WHAT IS NEEDED: List each line of the data in which the string "before" appears.
*****
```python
def audio_encoder_train(enc, audio, output_fps, frame_num, dtype, groups=1):
    c = enc.config
    with torch.no_grad():
        r, rep = pad_audio_plan(audio.shape[1])
        x = enc.feature_extractor_cl(audio, dtype, r, rep)
        T50 = x.shape[1]
        crop = min(round(frame_num * 50 / output_fps), T50)
        if not (crop == T50 and frame_num == T50):
            x = ops.interp_linear(x, frame_num, crop)
    g = lambda n: enc.get_parameter(n)
    noise = ag.TrainNoise
    h = ag.layer_norm(x, g("feature_projection.layer_norm.weight"), g("feature_projection.layer_norm.bias"))
    h = ag.linear_dropout(h, g("feature_projection.projection.weight"), g("feature_projection.projection.bias"),
                          c.feat_proj_dropout)
    if noise.active and c.apply_spec_augment and c.mask_time_prob > 0:
        m = noise.next_spec_mask()
        if m is not None and groups > 1 and m.shape[0] * groups == h.shape[0]:
            m = torch.cat([m] + [noise.next_spec_mask() for _ in range(groups - 1)], 0)
        if m is None:
            fn = compute_mask_indices_hf if enc.model_type == "hubert" else compute_mask_indices
# ... 405 lines not shown
```

ubisoft-laforge-msmd_amd/training_script.py:

```python
from __future__ import annotations

import contextlib
import os

import numpy as np
import torch

from . import autograd as ag
from . import dp, ops, synth
from . import train_graph as tg


def load_loss_weights(args, device=None):
    w = {"noise": 1.0, "vert": float(args.l_vert), "vel": float(args.l_vel), "smooth": float(args.l_smooth),
         "head_angle": float(args.l_head_angle), "head_vel": float(args.l_head_vel),
         "head_smooth": float(args.l_head_smooth), "head_trans": float(args.l_head_trans)}
    if not args.use_vertex_space:
        w["vel"] *= 4.5e-8
        w["smooth"] *= 4e-7
    legacy = args.dataset_type[:9] == "HDTF_TFHP" or args.dataset_type == "flame_mead_ravdess"
    if not legacy and args.use_vertex_space:
        w["vert"] *= 1e-7
        w["vel"] *= 1e-7
        w["smooth"] *= 2e-8
# ... 296 lines not shown
        eps = draws["eps"][i] if "eps" in draws else torch.randn_like(motion_in)
        ns, na = self._cfg_masks(draws, i, B)
        shape_in = torch.zeros_like(shape) if getattr(args, "do_ignore_shape", False) else shape
        return dict(style=style, end_idx=end_idx, audio_in=audio_in, motion_in=motion_in, indicator=indicator, ts=ts, eps=eps,
                    ns=ns, na=na, shape_in=shape_in)

    def _hand_off(self, batch, W0, audio_feat, dtype):
        model, n_prev = self.model, self.args.n_prev_motions
        if W0["end_idx"] is None:
            return W0["motion_in"][:, -n_prev:].detach(), audio_feat[:, -n_prev:].detach()
        audio = batch[0][0]
        with torch.no_grad():
            if ag.TrainNoise.active:
                prev_audio = tg.audio_feat_train(model, audio, model.n_motions, dtype).float()[:, -n_prev:]
            else:
                prev_audio = model.extract_audio_feature(audio)[:, -n_prev:]
        return batch[1][0][:, -n_prev:], prev_audio

    def _loss_terms(self, i, W, target, prev_motion, shape, mu, logvar, terms, lw):
        args = self.args
        prev = prev_motion if i == 1 else None
        if self.vertex_space:
            pairs = tg.loss_vert_train(args, i == 0, shape, W["motion_in"], target, prev, self.coef_stats, self.flame,
                                       W["end_idx"]).items()
        else:
            tup = tg.loss_no_vert_train(args, i == 0, W["motion_in"], target, prev, W["end_idx"],
                                        halve=False)
            pairs = zip(("noise", "vel", "smooth", "head_angle", "head_vel", "head_smooth", "head_trans"),
                        [(v, 0.5) for v in tup[:6]] + [(tup[6], 1.0)])
        for key, val in pairs:
            val, sc = val if isinstance(val, tuple) else (val, 1.0)
# ... 454 lines not shown
```

ubisoft-laforge-msmd_amd/utils/wav2vec2.py:

```python
from __future__ import annotations

from types import SimpleNamespace

import torch
import torch.nn as nn

from .. import ops, shapes, synth
from ..blocks import Rows, add, materialise, norm, project
from .model_common import ParamTree, pad_audio_plan

CONV_KERNEL = shapes.CONV_KERNEL
CONV_STRIDE = shapes.CONV_STRIDE


def compute_mask_indices(shape, mask_prob, mask_length, min_masks=0, rng=None):
    import numpy as np
    rng = np.random if rng is None else rng
    bsz, T = shape
    n_mask = max(min_masks, int(mask_prob * T / float(mask_length) + rng.rand()))
    spans = []
    for _ in range(bsz):
        lengths = np.full(n_mask, mask_length)
        if lengths.sum() == 0:
            lengths[0] = min(mask_length, T - 1)
# ... 92 lines not shown


def load_hf_state_dict(directory):
    import os
    st = os.path.join(directory, "model.safetensors")
    if os.path.isfile(st):
        from safetensors.torch import load_file
        return load_file(st, device="cpu")
    sd = torch.load(os.path.join(directory, "pytorch_model.bin"), map_location="cpu", weights_only=True)
    return sd.get("state_dict", sd) if isinstance(sd, dict) else sd


class Wav2Vec2Model(nn.Module):

    model_type = "wav2vec2"

    def __init__(self, config=None):
        super().__init__()
        cfg = dict(num_hidden_layers=12, hidden_size=768, intermediate_size=3072, num_attention_heads=12,
                   conv_dim=512, num_conv_pos_embeddings=128, num_conv_pos_embedding_groups=16,
                   layer_norm_eps=1e-5, output_attentions=False,
                   feat_extract_norm="group", conv_bias=False, do_stable_layer_norm=False,
                   hidden_dropout=0.1, attention_dropout=0.1, activation_dropout=0.1, feat_proj_dropout=0.1,
                   layerdrop=0.1, apply_spec_augment=True, mask_time_prob=0.05, mask_time_length=10,
                   mask_time_min_masks=2)
        if config is not None:
            cfg.update({k: v for k, v in (config if isinstance(config, dict) else vars(config)).items() if v is not None})
        self.config = SimpleNamespace(**cfg)
        c = self.config
        if isinstance(c.conv_dim, (tuple, list)):
# ... 137 lines not shown
                  and c.intermediate_size % 128 == 0 and sd["encoder.layer_norm.weight"].is_cuda)
        if P.fold:
            for n, L in enumerate(P.layers):
                p = f"encoder.layers.{n}."
                wqkv = torch.cat([sd[p + f"attention.{x}_proj.weight"] for x in ("q", "k", "v")], 0)
                w1 = sd[p + "feed_forward.intermediate_dense.weight"]
                if c.do_stable_layer_norm:
                    L.f_qkv = ops.fold_layernorm(wqkv, L.bqkv, *L.ln1, dtype)
                    L.f_w1 = ops.fold_layernorm(w1, L.b1, *L.ln2, dtype)
                else:
                    L.f_qkv = ops.fold_layernorm(wqkv, L.bqkv, *P.layers[n - 1].ln2, dtype) if n else None
                    L.f_w1 = ops.fold_layernorm(w1, L.b1, *L.ln1, dtype)
        self._packed, self._packed_dtype = P, (dtype, split)
        return P

    def feature_extractor_cl(self, audio, dtype, reflect_len=None, replicate_len=None):
        P = self.pack_fe(dtype)
        if reflect_len is None:
            reflect_len, replicate_len = 0, 0
        eps = self.config.layer_norm_eps
        if self.config.feat_extract_norm == "layer":
            x = ops.conv0_ln_gelu(audio.float().contiguous(), P.w0, P.conv_b[0], *P.conv_ln[0], reflect_len,
                                  replicate_len, dtype, eps)
            for i, w in enumerate(P.conv_w):
                z = ops.conv1d_cl(x, w, P.conv_b[i + 1], kernel=CONV_KERNEL[i + 1], stride=CONV_STRIDE[i + 1])
                x = ops.layernorm(z, *P.conv_ln[i + 1], post_act=ops.ACT_GELU, eps=eps)
            return x
        if P.split:
            x = ops.conv0_gn_gelu(audio.float().contiguous(), P.w0, P.gn_g, P.gn_b, reflect_len, replicate_len,
                                  ops.SPLIT, eps)
            for i, w in enumerate(P.conv_w):
                last = i == len(P.conv_w) - 1
                x = ops.conv1d_cl(x, w, P.conv_b[i + 1], kernel=CONV_KERNEL[i + 1], stride=CONV_STRIDE[i + 1],
                                  act=ops.ACT_GELU, out_dtype=torch.float32 if last else ops.SPLIT)
            return x
        x = ops.conv0_gn_gelu(audio.float().contiguous(), P.w0, P.gn_g, P.gn_b, reflect_len, replicate_len, dtype, eps)
        for i, w in enumerate(P.conv_w):
            x = ops.conv1d_cl(x, w, P.conv_b[i + 1], kernel=CONV_KERNEL[i + 1], stride=CONV_STRIDE[i + 1],
                              act=ops.ACT_GELU)
        return x

    def encode_features(self, x, dtype):
        P = self.pack(dtype)
        c = self.config
        B, T, _ = x.shape
        H, d, eps = c.num_attention_heads, c.hidden_size, c.layer_norm_eps
        scale = (d // H) ** -0.5
        pre = c.do_stable_layer_norm
        split = P.split and not pre
        fold = P.fold and ops.FOLD_LN
        h = ops.gemm(ops.layernorm(x, *P.fp_ln, eps=eps, split="only" if split else None), P.fp_w, P.fp_b)
        G, cg, kpos = c.num_conv_pos_embedding_groups, d // c.num_conv_pos_embedding_groups, c.num_conv_pos_embeddings
# ... 57 lines not shown
```
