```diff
@@ -459,19 +511,33 @@
         STEP_CHECK_ARG(lower[i] >= -16 && lower[i] <= 15 && upper[i] >= -16 && upper[i] <= 15, "conv3d(f16): im2col corner range");
       rc = encode_act5d_im2col(&pl->map_a, p->x, act, lower, upper, BK, kBM, swizzle_for(BK),
                                CU_TENSOR_MAP_L2_PROMOTION_L2_128B, "conv3d(f16): A (im2col)");
+      if (rc == 0 && TW < BK)
+        rc = encode_act5d_im2col(&pl->map_a_tail, p->x, act, lower, upper, TW, kBM, swizzle_for(TW),
+                                 CU_TENSOR_MAP_L2_PROMOTION_L2_128B, "conv3d(f16): A tail (im2col)");
       int drv = 0;
       cudaDriverGetVersion(&drv);
       if (rc == 0 && drv <= 13010 &&
-          (size_t)p->N * p->T * p->H * p->W * p->in_ld * 2 < 131072)
+          (size_t)p->N * p->T * p->H * p->W * p->in_ld * 2 < 131072) {
         reinterpret_cast<uint64_t*>(&pl->map_a)[1] &= ~(1ULL << 21);
+        if (TW < BK) reinterpret_cast<uint64_t*>(&pl->map_a_tail)[1] &= ~(1ULL << 21);
+      }
       m_tiles = (g.M + kBM - 1) / kBM;
       g.a_bytes = kBM * BK * 2;
+      g.a_tail_bytes = kBM * TW * 2;
     }
   }
   if (rc) return rc;
   if ((rc = encode_weights3d(&pl->map_b, p->w, p->Cout, taps, p->Cin, p->w_ld, BK, g.BN, swizzle_for(BK),
                              CU_TENSOR_MAP_L2_PROMOTION_L2_256B, "conv3d(f16): B")))
     return rc;
+  if (TW < BK) {
+    if ((rc = encode_weights3d(&pl->map_b_tail, p->w, p->Cout, taps, p->Cin, p->w_ld, TW, g.BN, swizzle_for(TW),
+                               CU_TENSOR_MAP_L2_PROMOTION_L2_256B, "conv3d(f16): B tail")))
+      return rc;
+  } else {
+    pl->map_a_tail = pl->map_a;
+    pl->map_b_tail = pl->map_b;
+  }
   STEP_CHECK_ARG(m_tiles * g.n_tiles < (1LL << 31), "conv3d(f16): grid too large");
   g.tiles = (int)(m_tiles * g.n_tiles);
   const long per_stage = (long)kBM * BK * 2 + (long)g.BN * BK * 2;
@@ -499,8 +565,8 @@
   if (int rc = build_plan(p, &pl)) return rc;
   const ConvTile& t = kTiles[pl.tile];
   if (int rc = allow_dynamic_smem(t.kernel, g_attr_seen[pl.tile], 227 * 1024, "conv_umma_kernel")) return rc;
-  return launch_tc("conv_umma_kernel", t.kernel, pl.grid, kThreads, pl.smem_bytes, cu(stream), pl.map_a, pl.map_b, pl.g,
-                   p->scale, p->shift, (const __half*)p->residual, (__half*)p->y);
+  return launch_tc("conv_umma_kernel", t.kernel, pl.grid, kThreads, pl.smem_bytes, cu(stream), pl.map_a, pl.map_b,
+                   pl.map_a_tail, pl.map_b_tail, pl.g, p->scale, p->shift, (const __half*)p->residual, (__half*)p->y);
 }
 
 }
```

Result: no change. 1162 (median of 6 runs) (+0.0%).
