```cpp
static constexpr double kRowLat = 0.38, kRowLatN = 0.18;
static constexpr double kRowLatSM2 = 0.43, kRowLatNSM2 = 0.14;
static constexpr uint64_t kRowResidentSM2 = 4;
static int auto_kernel(int suite, uint64_t n, int cus, bool small_ok, bool row_ok) {
    const bool sm2 = suite == BCOSGPU_SUITE_SM2;
    const double lat[4] = {sm2 ? 4.315 : 4.475, sm2 ? 2.399 : 2.643, sm2 ? 1.678 : 1.279, 1.0};
    const double occ2_tail = sm2 ? 2.452 : 2.556;
    const uint64_t per[4] = {512ull * cus, 256ull * cus, 64ull * cus, 40ull * cus};
    const int code[4] = {-2, 0, 1, 2};
    int best = 0;
    double cost = 1e300;
    for (int k = small_ok ? 3 : 1; k >= 0; --k) {
        double c = static_cast<double>((n + per[k] - 1) / per[k]) * lat[k];
        if (k == 0) {
            const uint64_t tail = n % per[0];
            c = static_cast<double>(n / per[0]) * lat[0] + (tail == 0 ? 0.0 : tail <= per[1] ? occ2_tail : lat[0]);
        }
        if (c < cost) {
            cost = c;
            best = code[k];
        }
    }
    if (row_ok && small_ok) {
        const double r1 = sm2 ? kRowLatSM2 : kRowLat, rn = sm2 ? kRowLatNSM2 : kRowLatN;
        const uint64_t m = (n + cus - 1) / cus, res = sm2 ? kRowResidentSM2 : m;
        const uint64_t rounds = (m + res - 1) / res;
        const double c = static_cast<double>(rounds) * r1 + static_cast<double>(m - rounds) * rn;
        if (c < cost) best = 3;
    }
    return best;
}

template <class IO>
int launch_verify(int suite, const IO& io, uint64_t n, hipStream_t st) {
    if (n == 0) return 0;
    const uint32_t *k1, *sm2;
    int bits;
    int rc = tables(&k1, &sm2, &bits);
    if (rc) return rc;
    TxKernelPolicy pol = tx_policy();
    constexpr bool kTx = std::is_same_v<IO, TxIO>;
    bool small = pol.split >= 0 ? pol.split == 1 : n <= (1ull << 15);
    int occ = pol.occ;
    if (pol.split < 0 && pol.coop == 2 && pol.f26) {
        static const bool row_env = [] {
            const char* e = getenv("BCOSGPU_TXV_ROW");
            return !(e && atoi(e) == 0);
        }();
        const bool row_io = suite == BCOSGPU_SUITE_SM2 || !std::is_same_v<IO, KeyIO>;
        const int k = auto_kernel(suite, n, cu_count(), n <= (1ull << 16), row_env && row_io);
        small = k > 0;
        if (small) pol.coop = k;
        else if (!occ) occ = k == -2 ? 2 : 1;
    }
    if (!occ) occ = n >= (1ull << 17) ? 2 : 1;
    if (small && !kTx && !(pol.f26 && pol.coop)) small = false;
    constexpr bool kK1 = !std::is_same_v<IO, KeyIO>, kSM2 = !std::is_same_v<IO, EcrecIO>;
    if constexpr (kK1)
        if (suite == BCOSGPU_SUITE_SECP256K1 && small) return launch_verify_small_secp(pol, io, n, st);
    if constexpr (kSM2)
        if (suite == BCOSGPU_SUITE_SM2 && small && pol.coop) return launch_verify_small_sm2(pol, io, n, st);
#define TXV(S, O, F, T) \
    hipLaunchKernelGGL((tx_verify_kernel<S, O, F, IO>), dim3(grid_of(n)), dim3(256), 0, st, io, n, T, bits)
    if (suite == BCOSGPU_SUITE_SM2) {
        if constexpr (kSM2) {
            if (pol.f26) {
                const uint32_t* t26;
                rc = tables_sm2_26(&t26, &bits);
                if (rc) return rc;
                if (occ == 2) TXV(BCOSGPU_SUITE_SM2, 2, true, t26); else TXV(BCOSGPU_SUITE_SM2, 1, true, t26);
            } else {
                if (occ == 2 && kTx) TXV(BCOSGPU_SUITE_SM2, 2, false, sm2); else TXV(BCOSGPU_SUITE_SM2, 1, false, sm2);
            }
        } else {
            return BCOSGPU_E_ARG;
        }
    } else if constexpr (kK1) {
        if (pol.f26) {
            if (occ == 2) TXV(BCOSGPU_SUITE_SECP256K1, 2, true, k1); else TXV(BCOSGPU_SUITE_SECP256K1, 1, true, k1);
        } else {
            if (occ == 2 && kTx) TXV(BCOSGPU_SUITE_SECP256K1, 2, false, k1); else TXV(BCOSGPU_SUITE_SECP256K1, 1, false, k1);
        }
    } else {
        return BCOSGPU_E_ARG;
    }
#undef TXV
    return hipGetLastError() == hipSuccess ? 0 : BCOSGPU_E_HIP;
}

int launch_tx_verify(int suite, const uint8_t* d_pre, const uint64_t* d_pre_off, const uint8_t* d_sig,
                     const uint64_t* d_sig_off, uint64_t n, uint8_t* d_txhash, uint8_t* d_sender, uint8_t* d_status,
                     hipStream_t st) {
    const TxIO io{d_pre, d_pre_off, d_sig, d_sig_off, d_txhash, d_sender, d_status};
    return launch_verify(suite, io, n, st);
}

int launch_secp256k1_recover(const uint8_t* d_hash, const uint8_t* d_sig, uint32_t stride, uint64_t n, uint8_t* d_pub,
                             uint8_t* d_addr, uint8_t* d_ok, hipStream_t st) {
    const SigIO io{d_hash, d_sig, stride, 65u, d_pub, d_addr, d_ok};
    return launch_verify(BCOSGPU_SUITE_SECP256K1, io, n, st);
}

int launch_sm2_verify(const uint8_t* d_hash, const uint8_t* d_sig, uint32_t stride, uint64_t n, uint8_t* d_addr,
                      uint8_t* d_ok, hipStream_t st) {
    const SigIO io{d_hash, d_sig, stride, 128u, nullptr, d_addr, d_ok};
    return launch_verify(BCOSGPU_SUITE_SM2, io, n, st);
}

int launch_ecrecover(const uint8_t* d_in, uint64_t n, uint8_t* d_out, uint8_t* d_ok, hipStream_t st) {
    const EcrecIO io{d_in, d_out, d_ok};
    return launch_verify(BCOSGPU_SUITE_SECP256K1, io, n, st);
}

int launch_sm2_verify_key(const uint8_t* d_pub, const uint8_t* d_hash, const uint8_t* d_sig, uint32_t stride,
                          uint64_t n, uint8_t* d_ok, hipStream_t st) {
    const KeyIO io{d_pub, d_hash, d_sig, stride, d_ok};
    return launch_verify(BCOSGPU_SUITE_SM2, io, n, st);
}
}
```

Measured before the change: 32.21 million tx/s (hash + recover/verify + sender).

## Pair r and s inversions across trio lanes in recover wave zero

Wave 0 of the trio recover kernel now loads signatures with a remapped lane-to-transaction layout. It computes r^-1 and s*r^-1 by multiplying paired values across neighbouring lanes via DPP shifts, then does one cooperative trio modular inversion instead of a per-lane inv_pipe. The scalar k1/k2 results are posted before rinv, so the table waves can start earlier. The auto-kernel cost model also discounts the trio path for secp256k1, which makes it more likely to be picked. This adds cross-lane shuffles, extra multiplies and phantom lanes, and the outcome depends on getting the role and column mapping right.

```diff
diff --git a/fisco-bcos_amd/csrc/ecc_coop.hip b/fisco-bcos_amd/csrc/ecc_coop.hip
--- a/fisco-bcos_amd/csrc/ecc_coop.hip
+++ b/fisco-bcos_amd/csrc/ecc_coop.hip
@@ -1,5 +1,6 @@
 #include "ecc_device.h"
 #include "ec26_trio.h"
+#include "pair_inv.h"
 
 namespace bcosgpu {
 
@@ -1435,6 +1436,45 @@
     }
 }
 
+struct PairOpsTrio {
+    const TrioLane& T;
+    int lane;
+    template <int CTRL>
+    __device__ __forceinline__ static void shift(fe& o, const fe& a) {
+#pragma unroll
+        for (int q = 0; q < 8; ++q) o.v[q] = trio::dpp<CTRL>(a.v[q]);
+    }
+    __device__ __forceinline__ void right1(fe& o, const fe& a) const { shift<trio::kR1>(o, a); }
+    __device__ __forceinline__ void left1(fe& o, const fe& a) const { shift<trio::kL1>(o, a); }
+    __device__ __forceinline__ void left2(fe& o, const fe& a) const { shift<trio::kL2>(o, a); }
+    __device__ __forceinline__ void sel(fe& o, int roles, const fe& a, const fe& b) const {
+        const bool c = ((roles & kPairRole0) && T.r0) || ((roles & kPairRole1) && T.r1) || ((roles & kPairRole2) && T.r2);
+#pragma unroll
+        for (int q = 0; q < 8; ++q) o.v[q] = c ? a.v[q] : b.v[q];
+    }
+    __device__ __forceinline__ void mul(fe& o, const fe& a, const fe& b) const {
+        FieldN1::mul(o, a, b);
+        asm volatile("s_nop 1"
+                     : "+v"(o.v[0]), "+v"(o.v[1]), "+v"(o.v[2]), "+v"(o.v[3]), "+v"(o.v[4]), "+v"(o.v[5]), "+v"(o.v[6]),
+                       "+v"(o.v[7]));
+    }
+    __device__ __forceinline__ void inv(fe& o, const fe& x) const {
+        fe t, a, b;
+        modinv_trio<0, 1>(t, x, kMod30N1, T, lane);
+        shift<trio::kR1>(a, t);
+        shift<trio::kL1>(b, t);
+#pragma unroll
+        for (int q = 0; q < 8; ++q) o.v[q] = T.r1 ? t.v[q] : T.r0 ? a.v[q] : b.v[q];
+    }
+    __device__ __forceinline__ void stamp(int k) const {
+        if (k == kPairStampPre) {
+            COOP_T(6);
+        } else {
+            COOP_T(10);
+        }
+    }
+};
+
 template <class IO>
 __device__ __forceinline__ void trio26_recover_body(const IO& io, uint64_t n, const uint32_t* __restrict__ tab,
                                                     int tab_bits) {
@@ -1466,36 +1506,40 @@
         bool ok = false;
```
*****
RESULT OF THE EXERCISE:
Measured before the change: 32.21 million tx/s (hash + recover/verify + sender).
Wave 0 of the trio recover kernel now loads signatures with a remapped lane-to-transaction layout. It computes r^-1 and s*r^-1 by multiplying paired values across neighbouring lanes via DPP shifts, then does one cooperative trio modular inversion instead of a per-lane inv_pipe. The scalar k1/k2 results are posted before rinv, so the table waves can start earlier. The auto-kernel cost model also discounts the trio path for secp256k1, which makes it more likely to be picked. This adds cross-lane shuffles, extra multiplies and phantom lanes, and the outcome depends on getting the role and column mapping right.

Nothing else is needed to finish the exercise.